What I would like to do is learn to crochet. I have looked in my area for lessons but have not found any.  I know I could look at youtube but I am left handed and not gifted inspatial skills. I have not been able to get it right.  I want an actual real life person helping me get the basics.  I quit smoking over a year ago and need something to keep my hands busy and my mind focused.  I checked again this year and they don't offer a class at the senior center.  Maybe I should send in a request for this type of class.


----------



## Jace (Oct 5, 2022)

Blessed said:


> What I would like to do is learn to crochet. I have looked in my area for lessons but have not found any.  I know I could look at youtube but I am left handed and not gifted inspatial skills. I have not been able to get it right.  I want an actual real life person helping me get the basics.  I quit smoking over a year ago and need something to keep my hands busy and my mind focused.  I checked again this year and they don't offer a class at the senior center.  Maybe I should send in a request for this type of class.


@ Blessed...I learned how to knit at a local church's knitting 'bee'..they we're more than happy to teach...you might check at your area's fabric store (Jo-Anne's)
There may be someone there..and they get to sell you their Yarn.
Good Luck!


----------



## Kaila (Oct 5, 2022)

Jace said:


> @ Blessed...I learned how to knit at a local church's knitting 'bee'..they we're more than happy to teach...you might check at your area's fabric store (Jo-Anne's)
> There may be someone there..and they get to sell you their Yarn.
> Good Luck!


Definitely an excellent suggestion, to ask at anyplace in your area, that you might purchase yarn,  @Blessed


----------



## Jace (Oct 5, 2022)

O.K. @Chet..I've got a  r-e-a-l-l-y, r-e-a-l-l-y *good one for you *

That'll keep _you going *forever..  *_

You get...six standard 2x4 Lego blocks...and try to put them together..

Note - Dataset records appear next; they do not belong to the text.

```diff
@@ -154,12 +156,7 @@
     SC_HD static void store_at(Fe* base, uint32_t lane_bytes, Fe v) {
         *reinterpret_cast<gfe*>(reinterpret_cast<gchar*>(sgpr_pin(reinterpret_cast<uint64_t>(base))) + vgpr_pin(lane_bytes)) = v;
     }
-    SC_HD static void store_word_at(uint32_t* base, uint32_t lane_bytes, uint32_t v) {
-        typedef __attribute__((address_space(1))) uint32_t gword;
-        *reinterpret_cast<gword*>(reinterpret_cast<gchar*>(sgpr_pin(reinterpret_cast<uint64_t>(base))) + vgpr_pin(lane_bytes)) = v;
-    }
 #else
-    static void store_word_at(uint32_t* base, uint32_t lane_bytes, uint32_t v) { *reinterpret_cast<uint32_t*>(reinterpret_cast<char*>(base) + lane_bytes) = v; }
     static Fe load_at(const Fe* base, uint32_t lane_bytes) { return *reinterpret_cast<const Fe*>(reinterpret_cast<const char*>(base) + lane_bytes); }
     static void store_at(Fe* base, uint32_t lane_bytes, Fe v) { *reinterpret_cast<Fe*>(reinterpret_cast<char*>(base) + lane_bytes) = v; }
 #endif
@@ -206,9 +203,9 @@
             if (P.twd_in) tin[i] = P.twd_in[(ju + lane) & P.twd_in_mask];
         }
     }
-    template <bool FAST = false>
+    template <int FAST = ARITH_EXACT>
     SC_HD void finish_global(const PassParams& P, int sh, Fe* x, const Fe* tin, rare_t* rare = nullptr) const {
-        if (!FAST && P.coset_enable) {
+        if (FAST == ARITH_EXACT && P.coset_enable) {
 #pragma unroll
             for (int i = 0; i < E; ++i) {
                 const uint64_t j = in_index(P, i, sh);
@@ -221,19 +218,21 @@
             if (E & 1) x[E - 1] = mul1<FAST>(x[E - 1], tin[E - 1], rare);
         }
     }
-    template <bool FAST> SC_HD static Fe mul1(Fe a, Fe b, rare_t* rare) {
-        if constexpr (FAST) return mont_mul_fast(a, b, *rare);
+    template <int FAST> SC_HD static Fe mul1(Fe a, Fe b, rare_t* rare) {
+        if constexpr (FAST == ARITH_FAST) return mont_mul_fast(a, b, *rare);
+        else if constexpr (FAST == ARITH_FIX) return mont_mul_fix(a, b);
         else return mont_mul(a, b);
     }
-    template <bool FAST> SC_HD static void mul2(Fe a0, Fe b0, Fe a1, Fe b1, Fe& r0, Fe& r1, rare_t* rare) {
-        if constexpr (FAST) mont_mul2_fast(a0, b0, a1, b1, r0, r1, *rare);
+    template <int FAST> SC_HD static void mul2(Fe a0, Fe b0, Fe a1, Fe b1, Fe& r0, Fe& r1, rare_t* rare) {
+        if constexpr (FAST == ARITH_FAST) mont_mul2_fast(a0, b0, a1, b1, r0, r1, *rare);
+        else if constexpr (FAST == ARITH_FIX) mont_mul2_fix(a0, b0, a1, b1, r0, r1);
         else mont_mul2(a0, b0, a1, b1, r0, r1);
     }
     SC_HD void gather_lds(int sh, Fe* x, const Fe* lds) const {
 #pragma unroll
         for (int i = 0; i < E; ++i) x[i] = lds[lds_index(row(i, sh), cc[i >> S], logC)];
     }
-    template <bool FAST = false>
+    template <int FAST = ARITH_EXACT>
     SC_HD void butterflies(int sh, Fe* x, const Fe* tw, int tw_shift, int prune_log = 0, int last_hint = -1, int prio = 0, rare_t* rare = nullptr) const {
         const bool last = last_hint < 0 ? (sh == 0) : (last_hint != 0);
         set_prio(prio, 3);
@@ -242,7 +241,7 @@
             const int bit = S - 1 - q;
             const int b = sh + bit;
             const int tau = logR - 1 - b;
-            if (!FAST && tau < prune_log) {
+            if (FAST == ARITH_EXACT && tau < prune_log) {
                 const uint32_t nz = 1u << (logR - prune_log);
 #pragma unroll
                 for (int i0 = 0; i0 < E; ++i0) {
@@ -275,13 +274,17 @@
                 if (bf + 1 < E / 2) {
                     const int j0 = (((bf + 1) >> bit) << (bit + 1)) | ((bf + 1) & ((1 << bit) - 1));
                     const int j1 = j0 | (1 << bit);
-                    if constexpr (FAST) fe_addsub2_fast(x[i0], x[i1], x[j0], x[j1], x[i0], dd[bf], x[j0], dd[bf + 1], *rare);
+                    if constexpr (FAST == ARITH_FAST) fe_addsub2_fast(x[i0], x[i1], x[j0], x[j1], x[i0], dd[bf], x[j0], dd[bf + 1], *rare);
+                    else if constexpr (FAST == ARITH_FIX) fe_addsub2_fix(x[i0], x[i1], x[j0], x[j1], x[i0], dd[bf], x[j0], dd[bf + 1]);
                     else fe_addsub2(x[i0], x[i1], x[j0], x[j1], x[i0], dd[bf], x[j0], dd[bf + 1]);
                 } else {
                     Fe u = x[i0], v = x[i1];
-                    if constexpr (FAST) {
+                    if constexpr (FAST == ARITH_FAST) {
                         x[i0] = fe_add_fast(u, v, *rare);
                         dd[bf] = fe_sub_fast(u, v, *rare);
+                    } else if constexpr (FAST == ARITH_FIX) {
+                        x[i0] = fe_add_fix(u, v);
+                        dd[bf] = fe_sub_fix(u, v);
                     } else {
                         x[i0] = fe_add(u, v);
                         dd[bf] = fe_sub(u, v);
@@ -362,7 +365,7 @@
         if (P.blk_enable) scatter_global<true>(P, x, none, false);
         else scatter_global<false>(P, x, none, false);
     }
-    template <bool ALT, bool FAST = false>
+    template <bool ALT, int FAST = ARITH_EXACT>
     SC_HD void scatter_global(const PassParams& P, const Fe* x, const Fe (&twd_prefetched)[E], bool have_prefetched, rare_t* rare = nullptr) const {
         Fe v[E];
 #pragma unroll
@@ -426,7 +429,7 @@
     }
 };
 
-template <int LOGE, int S, int GLR = -1, int GLC = -1, bool FAST = false>
+template <int LOGE, int S, int GLR = -1, int GLC = -1, int FAST = ARITH_EXACT>
 SC_HD void ntt_round(const PassParams& P, int sh, bool first, uint32_t tile, uint32_t tid, Fe* lds, const Fe* tw, rare_t* rare = nullptr) {
     constexpr int E = 1 << LOGE;
     Round<LOGE, S, GLR, GLC> R;
@@ -464,7 +467,7 @@
 
 #define SC_FIXED4_SHAPES(X) X(8, 3) X(7, 4) X(10, 2) X(6, 5) X(9, 3) X(8, 4)
 #define SC_FIXED8_SHAPES(X) X(10, 2) X(9, 3) X(8, 4)
-template <int LOGE, int GLR, int GLC, int ROUND = 0, bool ALT = false, bool FAST = false>
+template <int LOGE, int GLR, int GLC, int ROUND = 0, bool ALT = false, int FAST = ARITH_EXACT>
 struct FixedRounds {
     static constexpr int E = 1 << LOGE;
     static constexpr int NR = (GLR + LOGE - 1) / LOGE;
```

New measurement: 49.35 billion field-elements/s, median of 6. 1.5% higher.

to the...*over 102 million different ways! 

Go!*


----------



## charry (Oct 5, 2022)

Theres not enough hours in the day for me, summer or winter
so pretty busy here always


----------



## LadyEmeraude (Oct 5, 2022)

with weather getting cooler, I will do more cooking and baking and things online of course,
going to the gym where I can walk indoors.


----------



## ArnoldC (Nov 12, 2022)

For indoor activity, one of my interests lies in a modest collection of die cast model airliners.  They are not all displayed at once, only selectively one to three at a time.  The collection steers clear of wide body airliners and focuses instead on smaller local and regional airliners.  They go to all these neat little out-of-the-way single strip airfields.

_FlightWaware_, _Google Earth Pro_, _Weather Channel_, _WikipediA_ and _You Tube_ are online resources bringing the display to life.  Using them, it is possible to create or document flights worldwide.  My favorite geographic areas being British Columbia and Northern Quebec in Canada and the Caribbean Islands.

Cheers.  Arnold


----------



## Devi (Nov 12, 2022)

Since it snows here, I bought a little exercise bike from Amazon. Works great, only $219. (I don't want to pretend I use it a lot so far, but my husband does.)

Otherwise, I read a lot, and watch DVDs we've bought.

Added: And, of course, visit forums, including SeniorForums.


----------



## JaniceM (Nov 12, 2022)

Jace said:


> O.K. @Chet..I've got a  r-e-a-l-l-y, r-e-a-l-l-y *good one for you *
> 
> That'll keep _you going *forever..  *_
> 
> ...


Or how about a Rubik's Cube?


----------



## Marie5656 (Nov 12, 2022)

*My busy/bad weather things to do include catching up favorite TV shows, reading, forums like this, and , my go to site for playing games, Pogo  . There are fun games for all..and for a fair annual subscription fee, you can belong to Club Pogo, which has many more games to enjoy*


----------



## NorthernLight (Nov 12, 2022)

I've been slightly ill for a couple of days. So I haven't been exercising or doing housework. I canceled my regular Saturday meeting.

Just resting, reading in bed, a bit of Internet browsing. This is the life! If only....


----------



## Remy (Nov 12, 2022)

I love jigsaw puzzles. But with these two cats, no way. A store downtown has holiday ones. I'm tempted to buy one anyway. If I ever find a mobile to buy with an extra bedroom, I could work on them in there and not allow the cats in.

I like reading. Two books going. Kind of hooked on cozy mysteries.


----------



## Farrah Nuff (Nov 12, 2022)

Make prank phone calls. Of course you may want to hide your number from caller ID
and that's easily done following these instructions - *https://www.anonymoustext.com/blog/hide-your-caller-id/*

**


----------



## BC Flash (Nov 12, 2022)

I do jigsaw puzzles on line:    Free Jigsaw Puzzles online - Free Puzzle Games at TheJigsawPuzzles.com


----------